The TP-Link partial GPL code for Tapo H200 Smart Hub product is available at Tapo H200 GPL Code.

Rather than speculating or arguing about compliance, this project takes a different approach:

Implement a clean-room, open Linux driver for the CMT2300A.

The goal is to make the hardware usable on mainline Linux systems without relying on vendor blobs or leaked code.

Our HOPERF CMT2300A Linux kernel driver is available at Sub-1G-CMOSTEK-v3.

Why Integrate with the Linux Sub-GHz Stack?

One obvious alternative would be to expose the radio via spidev and handle everything in userspace.
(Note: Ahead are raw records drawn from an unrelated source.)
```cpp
static void add_moe_local_expert(m3_engine* e, const MoeLayer& m, const MoeRoute& r, const ExpertForm& f, const Plan& pl) {
  const bool norm = r.norm_in_expert();
  const float* xin = norm ? m.x : m.xn;
  const bool self_route = r.gate == GateForm::InExpert;
  const void* xq = r.use_xq ? pl.xq : nullptr; const float* xqs = r.use_xq ? pl.xq_scale : nullptr;
  int32_t* fs = r.fs_dev ? pl.moe_fs : nullptr;
  add_stage(e, m.pfx + "moe_local.expert", f.launches, [=](hipStream_t s) {
    const BlockW& w = *m.w;
    const float* ln_g = norm ? w.n_ff.g : nullptr; const float* ln_b = norm ? w.n_ff.b : nullptr; const float ln_eps = norm ? m.eps : 0.f;
    if (self_route)
      return launch_expert_route_ffn_f32(xin, m.D, m.rl, m.live_len, m.live_rpb, m.S, m.E, m.D, m.F, w.ew1, w.eb1, w.ew2, 1, w.eb2,
                                         m.mw.slab, m.gidx, m.gval, m.mw.mapping, m.mw.acc, m.mw.pos, s, ln_g, ln_b, ln_eps);
    return launch_expert(f, w, xin, m.mw, m.S, m.E, m.D, m.F, s, ln_g, ln_b, ln_eps, xq, xqs, fs);
  }, stage_info(f.kernel, 1, -1.0, 4.0 * m.D * m.F * m.S));
}

static void add_moe_local_combine(m3_engine* e, const MoeLayer& m, const MoeRoute& r, const ExpertForm& f, const Plan& pl) {
  const bool self_route = r.gate == GateForm::InExpert;
  const int32_t* cmap = self_route ? nullptr : m.mw.mapping;
  const float* cb2 = self_route ? nullptr : m.w->eb2;
  const int32_t* fs = r.fs_dev ? pl.moe_fs : nullptr;
  const double S = m.S, D = m.D;
  add_stage(e, m.pfx + "moe_local.combine", 1, [=](hipStream_t s) {
    const BlockW& w = *m.w;
    return launch_moe_combine(f.rows, fs ? 4 : f.slices, cmap, m.gidx, m.gv, cb2, m.x, 0.5f, w.n_final.g, w.n_final.b, m.eps, m.x,
                              m.S, m.D, s, m.xb_out, m.xstats_out, fs);
  }, stage_info("moe_combine_kernel", 1, S * D * 4 * (f.slices + 2) + (m.xb_out ? 2.0 * S * D : 0.0), S * D * (f.slices + 10)));
}

static void add_moe_ep(m3_engine* e, const MoeLayer& m, const MoeRoute& r, const Plan& pl) {
  const int S = m.S, E = m.E, Etot = m.Etot, D = m.D, F = m.F, world = m.world;
  const int cap = pl.ep_cap, R = pl.ep_rows;
// ... 307 lines not shown
  if (!engine) return;
  if (engine->ev_fork) (void)hipEventDestroy(engine->ev_fork);
  if (engine->ev_join) (void)hipEventDestroy(engine->ev_join);
  if (engine->side) (void)hipStreamDestroy(engine->side);
  if (engine->cur.graph_exec) (void)hipGraphExecDestroy(engine->cur.graph_exec);
  for (auto& b : engine->parked)
    if (b.graph_exec) (void)hipGraphExecDestroy(b.graph_exec);
  delete engine;
}

size_t m3_engine_workspace_size(const m3_engine* engine, int B, int T) {
  if (!engine || B <= 0 || T < 7) return 0;
  return make_plan(engine->cfg, nullptr, B, T, engine->ep_capacity).bytes;
}

static int prepare_impl(m3_engine* e, const float* feat, const int32_t* feat_len, int B, int T, float* logits,
                        void* workspace, size_t workspace_bytes, void* sstate, int s_hist, int s_maxf, bool s_slots = false) {
  M3_REQUIRE(e && feat && feat_len && logits && workspace, "engine_prepare: null argument");
  M3_REQUIRE(B > 0 && T >= 7, "engine_prepare: need B > 0 and T >= 7 frames (got B=%d T=%d)", B, T);
  const m3_engine_config& c = e->cfg;
  const int Tp = sub_len(T);
  M3_REQUIRE(Tp < e->pe_rows, "engine_prepare: T'=%d exceeds the positional table (%lld rows)", Tp,
             (long long)e->pe_rows);
  if (int rc = init_expert_ffn_kernels()) return rc;
  if (int rc = init_expert_ffn_bf16_kernels()) return rc;
  if (int rc = init_expert_ffn_w8_kernels()) return rc;
  if (int rc = init_gemm_bf16_tiled_kernels()) return rc;
  if (int rc = init_expert_ffn_f32_tiled_kernels()) return rc;
  if (int rc = init_expert_ffn_fused_fp8_kernels()) return rc;
  if (int rc = init_gemm_f32_tiled_kernels()) return rc;
// ... 16 lines not shown
          if (e->parked[i].last_use < e->parked[lru].last_use) lru = i;
        if (e->parked[lru].graph_exec) (void)hipGraphExecDestroy(e->parked[lru].graph_exec);
        e->parked.erase(e->parked.begin() + lru);
      }
      e->parked.push_back(std::move(e->cur));
    } else if (e->cur.graph_exec) {
      (void)hipGraphExecDestroy(e->cur.graph_exec);
    }
    e->cur = m3_engine::Bound();
  }
  for (size_t i = 0; i < e->parked.size(); ++i)
    if (e->parked[i].matches(B, T, feat, feat_len, logits, workspace, workspace_bytes, e->ep_capacity, sstate, s_hist, s_maxf, s_slots)) {
      e->cur = std::move(e->parked[i]);
      e->parked.erase(e->parked.begin() + i);
      e->cur.last_use = ++e->use_clock;
      return (int)e->cur.stages.size();
    }
  e->cur.last_use = ++e->use_clock;
  e->cur.B = B; e->cur.T = T; e->cur.Tp = Tp; e->cur.S = B * Tp;
  e->cur.feat = feat; e->cur.feat_len = feat_len; e->cur.logits = logits; e->cur.ws = workspace; e->cur.ws_bytes = workspace_bytes;
  e->cur.ep_cap = e->ep_capacity;
  e->cur.sstate = sstate; e->cur.s_hist = s_hist; e->cur.s_maxf = s_maxf; e->cur.s_slots = s_slots;
  const bool streaming = sstate != nullptr;
  e->cur.stages.clear(); e->cur.buffers.clear(); e->cur.n_kernels = 0; e->cur.graph_valid = false; e->cur.xn_skipped = false;
  e->cur.splitk_ws = pl.splitk; e->cur.splitk_bytes = pl.splitk_bytes;
  {
    GemmParams t;
    t.M = B * Tp; t.N = c.attention_dim; t.K = c.attention_dim; t.w_bf16 = 1;
    e->cur.a16 = c.weight_dtype != M3_F32 && c.bf16_activations >= 0 && !c.debug_taps && c.embed_dim == c.attention_dim &&
                 (c.embed_linear_units % 128) == 0 && (c.hidden_units % 128) == 0 && gemm_bf16w_uses_tiled(t);
  }
  {
    GemmParams t;
    t.M = B * Tp; t.N = c.attention_dim; t.K = c.attention_dim; t.lda = c.attention_dim; t.w_bf16 = 1; t.a_bf16 = 1;
    e->cur.dma = e->cur.a16 && c.attention_dim == 128 * kXbStatParts && gemm_bf16w_uses_dma(t);
  }
  e->cur.packed = use_packed_rows(c, B);
  if (streaming) {
    e->cur.a16 = e->cur.dma = e->cur.packed = false;
// ... 120 lines not shown
    } else
    add_stage(e, "stream.advance", 1, [=](hipStream_t s) { return launch_advance_counter(step, 1, s); },
              stage_info("advance_counter_kernel", 1, 8.0, 0.0, false));
  }
  e->cur.buffers["x"] = Buf{pl.x, (size_t)S * D * 4};
  if (!e->cur.xn_skipped) e->cur.buffers["xn"] = Buf{pl.xn, (size_t)S * D * 4};
  if (pl.xq != nullptr) {
    e->cur.buffers["xq"] = Buf{pl.xq, (size_t)S * D};
    e->cur.buffers["xq_scale"] = Buf{pl.xq_scale, (size_t)S * 4};
  }
  e->cur.buffers["embed"] = Buf{pl.emb, (size_t)S * De * 4};
  if (e->cur.a16) e->cur.buffers["xb"] = Buf{pl.xb, (size_t)S * D * 2};
  e->cur.buffers["lens"] = Buf{pl.lens, (size_t)B * 4};
  if (e->cur.packed) e->cur.buffers["row0"] = Buf{pl.row0, (size_t)(B + 1) * 4};
  if (pl.ep_rows) e->cur.buffers["ep.gate_recv"] = Buf{pl.ep_gate_recv, (size_t)pl.ep_rows * 4};
  e->cur.buffers["router_logits"] = Buf{pl.rl, (size_t)S * c.num_experts * (c.ep_world_size > 0 ? c.ep_world_size : 1) * 4};

  return (int)e->cur.stages.size();
}

int m3_engine_prepare(m3_engine* e, const float* feat, const int32_t* feat_len, int B, int T, float* logits,
                      void* workspace, size_t workspace_bytes) {
  return prepare_impl(e, feat, feat_len, B, T, logits, workspace, workspace_bytes, nullptr, 0, 0);
}

int m3_engine_set_ep_capacity(m3_engine* engine, int rows_per_chunk) {
  M3_REQUIRE(engine != nullptr && rows_per_chunk >= 0, "engine_set_ep_capacity: bad argument");
  engine->ep_capacity = rows_per_chunk;
  return 0;
}
// ... 214 lines not shown
```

That approach was intentionally avoided. Integrating with the Linux Sub-GHz networking stack provides:

Deterministic interrupt handling (important for packet RX)
Kernel-level packet timestamping
A consistent abstraction aligned with existing Sub-GHz radios
A path toward future MAC and regulatory integration
Cleaner long-term maintenance than ad-hoc userspace drivers

Why CMT2300A Support Matters

The CMT2300A (and related CMOSTEK parts) appear in:

Consumer IoT devices
Smart switches and remotes
Low-cost Sub-GHz modules
Linux-based embedded products

Despite this, open Linux support has historically been poor or nonexistent.

This work demonstrates that:

Vendor lock-in is not technically necessary
Sub-GHz radios can be cleanly supported on Linux

Reverse-engineering can be done responsibly and transparently.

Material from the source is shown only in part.